* _WHAT YOU ARE ASKED TO DO_: Transcribe exactly the lines that fall between the one holding "nr_next = load_group(gi + W, nx);" and the one holding "tot = (uint32_t)__builtin_amdgcn_readlane(pair, 63);", inclusive, from the entries below.
── SUPPLIED RECORDS ──
template <int W>
struct CountTotals {
  uint32_t t[2][W];
};
template <bool HI, int W>
__global__ __launch_bounds__(64 * W) void k_group_count_u8_files(
    const uint8_t* __restrict__ echo, GroupMap gm, uint32_t K, EmitStride es,
    int32_t* __restrict__ group_count, uint32_t* __restrict__ entries) {
  __shared__ GroupLds s_lds[W];
  __shared__ CountTotals<W> s_tot;
  const int lane = threadIdx.x & 63;
  const uint32_t w = __builtin_amdgcn_readfirstlane(threadIdx.x / 64);
  const uint32_t f = blockIdx.x;
  const int64_t file_row0 = (int64_t)f * gm.rows;
  const uint32_t n_rounds = (gm.gpf + W - 1) / W;
  auto load_group = [&](uint32_t gi, u32x4 (&q)[kGroupRows]) -> int {
    const int r0 = (int)gi * kGroupRows;
    const int nr = gi < gm.gpf ? min(kGroupRows, gm.rows - r0) : 0;
#pragma unroll
    for (int k = 0; k < kGroupRows; ++k)
      q[k] = (k < nr) ? __builtin_nontemporal_load(reinterpret_cast<const u32x4*>(
                            echo + (file_row0 + r0 + k) * 1024 + lane * 16))
                      : u32x4{0u, 0u, 0u, 0u};
    return nr;
  };
  u32x4 nx[kGroupRows];
  int nr_next = load_group(w, nx);
  uint32_t rank = 0u;
  for (uint32_t r = 0u; r < n_rounds; ++r) {
    const uint32_t gi = r * W + w;
    const int nr = nr_next;
    uint4 v[kGroupRows];
#pragma unroll
    for (int k = 0; k < kGroupRows; ++k) v[k] = make_uint4(nx[k].x, nx[k].y, nx[k].z, nx[k].w);
    nr_next = load_group(gi + W, nx);
    uint32_t m[kGroupRows];
    int incl[kGroupRows];
#pragma unroll
    for (int k = 0; k < kGroupRows; ++k)
      m[k] = (k < nr) ? mask16(keep_bits<HI>(v[k].x, K), keep_bits<HI>(v[k].y, K),
                               keep_bits<HI>(v[k].z, K), keep_bits<HI>(v[k].w, K))
                      : 0u;
    static_assert(kGroupRows == 4, "rows are scanned in pairs");
    uint32_t rb[kGroupRows + 1];
    rb[0] = 0;
#pragma unroll
    for (int k = 0; k < kGroupRows; k += 2) {
      const int pair = wave_incl_scan_dpp(__popc(m[k]) | (__popc(m[k + 1]) << 16));
      incl[k] = pair & 0xffff;
      incl[k + 1] = (int)((uint32_t)pair >> 16);
      const uint32_t tot = (uint32_t)__builtin_amdgcn_readlane(pair, 63);
      rb[k + 1] = rb[k] + (tot & 0xffffu);
      rb[k + 2] = rb[k + 1] + (tot >> 16);
    }
    const uint32_t total = rb[kGroupRows];
    uint32_t my_rank = rank;
    if constexpr (W > 1) {
      const uint32_t par = r & 1u;
      if (lane == 0) s_tot.t[par][w] = total;
      __syncthreads();
      uint32_t below = 0u, all = 0u;
      static_assert(W <= 4, "the wave totals are summed as scalars");
#pragma unroll
      for (uint32_t j = 0u; j < (uint32_t)W; ++j) {
        const uint32_t t = __builtin_amdgcn_readfirstlane(s_tot.t[par][j]);
        below += j < w ? t : 0u;
        all += t;
      }
      my_rank += below;
      rank += all;
    } else {
      rank += total;
    }
    if (nr == 0) continue;
    const EmitSpan sp = emit_span(my_rank, total, es);
    const int64_t grp = (int64_t)f * gm.gpf + gi;
    if (emit_staged(sp)) {
      uint32_t* e = entries + grp * kStageSlots;
      GroupLds& L = s_lds[w];
      group_to_lds(L, lane, m, incl, v);
      for (uint32_t j = (uint32_t)lane; j < sp.m; j += 64u)
        e[j] = kept_entry(L, rb, sp.rank0 + j * es.stride);
      wave_lds_sync();
    }
    if (lane == 0) group_count[grp] = (int32_t)total;
  }
}

constexpr int64_t kCus = 256;
constexpr int64_t kEmittedMinFiles = 1500;
inline int64_t busiest_cu_files(int64_t n_files) { return (n_files + kCus - 1) / kCus; }
inline bool staged_emitted(int64_t n_files) {
  return n_files >= kEmittedMinFiles && n_files * 20 >= busiest_cu_files(n_files) * kCus * 19;
}

inline int count_waves_per_file(int64_t n_files) {
  const int64_t per_cu = busiest_cu_files(n_files);
  return per_cu <= 7 ? 4 : (per_cu <= 15 ? 2 : 1);
}

__global__ void k_file_counts_groups(const int64_t* __restrict__ gprefix, int64_t n_files,
                                     uint32_t gpf, int stride, int64_t* __restrict__ file_out) {
  for (int64_t f = (int64_t)blockIdx.x * blockDim.x + threadIdx.x; f < n_files;
       f += (int64_t)gridDim.x * blockDim.x) {
    const int64_t kept = gprefix[(f + 1) * gpf] - gprefix[f * gpf];
    file_out[f] = (kept + stride - 1) / stride;
  }
}

template <bool HI, bool STAGED, bool LIST = false, class VT = float>
__global__ __launch_bounds__(kBlock, 8) void k_group_write_u8(
    const uint8_t* __restrict__ echo, uint32_t n_groups, GroupMap gm, uint32_t K, int stride,
    const float* __restrict__ scale, const float* __restrict__ cos_t,
    const float* __restrict__ sin_t, const int32_t* __restrict__ gain,
    const int64_t* __restrict__ gprefix, const int64_t* __restrict__ file_offsets,
    int files_per_frame, float* __restrict__ x, float* __restrict__ y, VT* __restrict__ val,
    int32_t* __restrict__ gain_out, int32_t* __restrict__ pf_out, int64_t cap,
    const uint32_t* __restrict__ entries, bool emitted,
    const uint32_t* __restrict__ list = nullptr, const uint32_t* __restrict__ list_n = nullptr,
    uint32_t* __restrict__ bpart = nullptr) {
  __shared__ GroupLds s_lds[kWavesPerBlock];
  XyBounds xb;
  const int lane = threadIdx.x & 63;
  GroupLds& L = s_lds[threadIdx.x / 64];
  const uint32_t wave0 = blockIdx.x * kWavesPerBlock + threadIdx.x / 64;
  const uint32_t n_waves = gridDim.x * kWavesPerBlock;
  const uint32_t us = (uint32_t)stride;
  const EmitStride es = emit_stride(us);
  const float inv_bins = 1.0f / 1024.0f;
  const uint32_t n_items = LIST ? *list_n : n_groups;
  for (uint32_t g0 = wave0; g0 < n_items; g0 += n_waves) {
    const uint32_t grp = __builtin_amdgcn_readfirstlane(LIST ? list[g0] : g0);
    uint32_t f;
    int64_t row0;
    int nr;
    group_rows(gm, grp, &f, &row0, &nr);
    float g_sc = 0.f, g_c = 0.f, g_s = 0.f;
    if (lane < nr) {
      g_sc = scale[row0 + lane];
      g_c = cos_t[row0 + lane];
      g_s = sin_t[row0 + lane];
    }
    float r_sc[kGroupRows], r_c[kGroupRows], r_s[kGroupRows];
#pragma unroll
    for (int k = 0; k < kGroupRows; ++k) {
      r_sc[k] = __builtin_bit_cast(float, __builtin_amdgcn_readlane(__builtin_bit_cast(int, g_sc), k));
      r_c[k] = __builtin_bit_cast(float, __builtin_amdgcn_readlane(__builtin_bit_cast(int, g_c), k));
      r_s[k] = __builtin_bit_cast(float, __builtin_amdgcn_readlane(__builtin_bit_cast(int, g_s), k));
    }
    const int64_t gp0 = gprefix[grp];
    const uint32_t rank = (uint32_t)(gp0 - gprefix[(int64_t)f * gm.gpf]);
    const uint32_t total = (uint32_t)(gprefix[grp + 1] - gp0);
    const EmitSpan sp = emit_span(rank, total, es);
    if (sp.m == 0u) continue;
    const uint32_t first = sp.first, last = sp.first + sp.m;
    const int64_t out0 = file_offsets[f];
    const int32_t g = gain ? gain[f] : 0;
    const int32_t fr = (int32_t)(f / (uint32_t)files_per_frame);
    const bool staged =
        STAGED && (emitted ? emit_staged(sp) : total <= (uint32_t)kStageSlots);
    uint32_t rb[kGroupRows + 1];
    if (!staged) {
      uint4 vv[kGroupRows];
#pragma unroll
      for (int k = 0; k < kGroupRows; ++k)
        vv[k] = (k < nr) ? *reinterpret_cast<const uint4*>(echo + (row0 + k) * 1024 + lane * 16)
                         : make_uint4(0u, 0u, 0u, 0u);
      uint32_t m[kGroupRows];
      int incl[kGroupRows];
#pragma unroll
      for (int k = 0; k < kGroupRows; ++k) {
        m[k] = (k < nr) ? mask16(keep_bits<HI>(vv[k].x, K), keep_bits<HI>(vv[k].y, K),
                                 keep_bits<HI>(vv[k].z, K), keep_bits<HI>(vv[k].w, K))
                        : 0u;
        incl[k] = wave_incl_scan_dpp(__popc(m[k]));
      }
      rb[0] = 0;
#pragma unroll
      for (int k = 0; k < kGroupRows; ++k)
        rb[k + 1] = rb[k] + (uint32_t)__builtin_amdgcn_readlane(incl[k], 63);
      group_to_lds(L, lane, m, incl, vv);
    }
    const uint32_t* e = entries + (int64_t)grp * kStageSlots;
    for (uint32_t o = first + (uint32_t)lane; o < last; o += 64u) {
      const int64_t oo = out0 + o;
      if (oo >= cap) break;
      const uint32_t i = sp.rank0 + (o - first) * us;
      const uint32_t ent = !staged  ? kept_entry(L, rb, i)
                           : emitted ? e[o - first]
                                     : e[stage_pos(i, total, us == 4u)];
      const int rk = (int)(ent >> 18);
      const float sc = rk == 0 ? r_sc[0] : (rk == 1 ? r_sc[1] : (rk == 2 ? r_sc[2] : r_sc[3]));
      const float cc = rk == 0 ? r_c[0] : (rk == 1 ? r_c[1] : (rk == 2 ? r_c[2] : r_c[3]));
      const float ss = rk == 0 ? r_s[0] : (rk == 1 ? r_s[1] : (rk == 2 ? r_s[2] : r_s[3]));
      const float rr = sc * inv_bins * (float)((ent >> 8) & 1023u);
      const float px = rr * cc, py = rr * ss;
      x[oo] = px;
      y[oo] = py;
      if (bpart) xb.add(px, py);
      val[oo] = (VT)(ent & 0xffu);
      if (gain_out) gain_out[oo] = g;
      if (pf_out) pf_out[oo] = fr;
    }
    if (!staged) wave_lds_sync();
  }
  if (bpart)
    xb.store_block(bpart, reinterpret_cast<uint32_t*>(&s_lds[0]),
                   (int)(sizeof(GroupLds) / sizeof(uint32_t) / 4));
}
───
* _RESULT_:
    nr_next = load_group(gi + W, nx);
    uint32_t m[kGroupRows];
    int incl[kGroupRows];
#pragma unroll
    for (int k = 0; k < kGroupRows; ++k)
      m[k] = (k < nr) ? mask16(keep_bits<HI>(v[k].x, K), keep_bits<HI>(v[k].y, K),
                               keep_bits<HI>(v[k].z, K), keep_bits<HI>(v[k].w, K))
                      : 0u;
    static_assert(kGroupRows == 4, "rows are scanned in pairs");
    uint32_t rb[kGroupRows + 1];
    rb[0] = 0;
#pragma unroll
    for (int k = 0; k < kGroupRows; k += 2) {
      const int pair = wave_incl_scan_dpp(__popc(m[k]) | (__popc(m[k + 1]) << 16));
      incl[k] = pair & 0xffff;
      incl[k + 1] = (int)((uint32_t)pair >> 16);
      const uint32_t tot = (uint32_t)__builtin_amdgcn_readlane(pair, 63);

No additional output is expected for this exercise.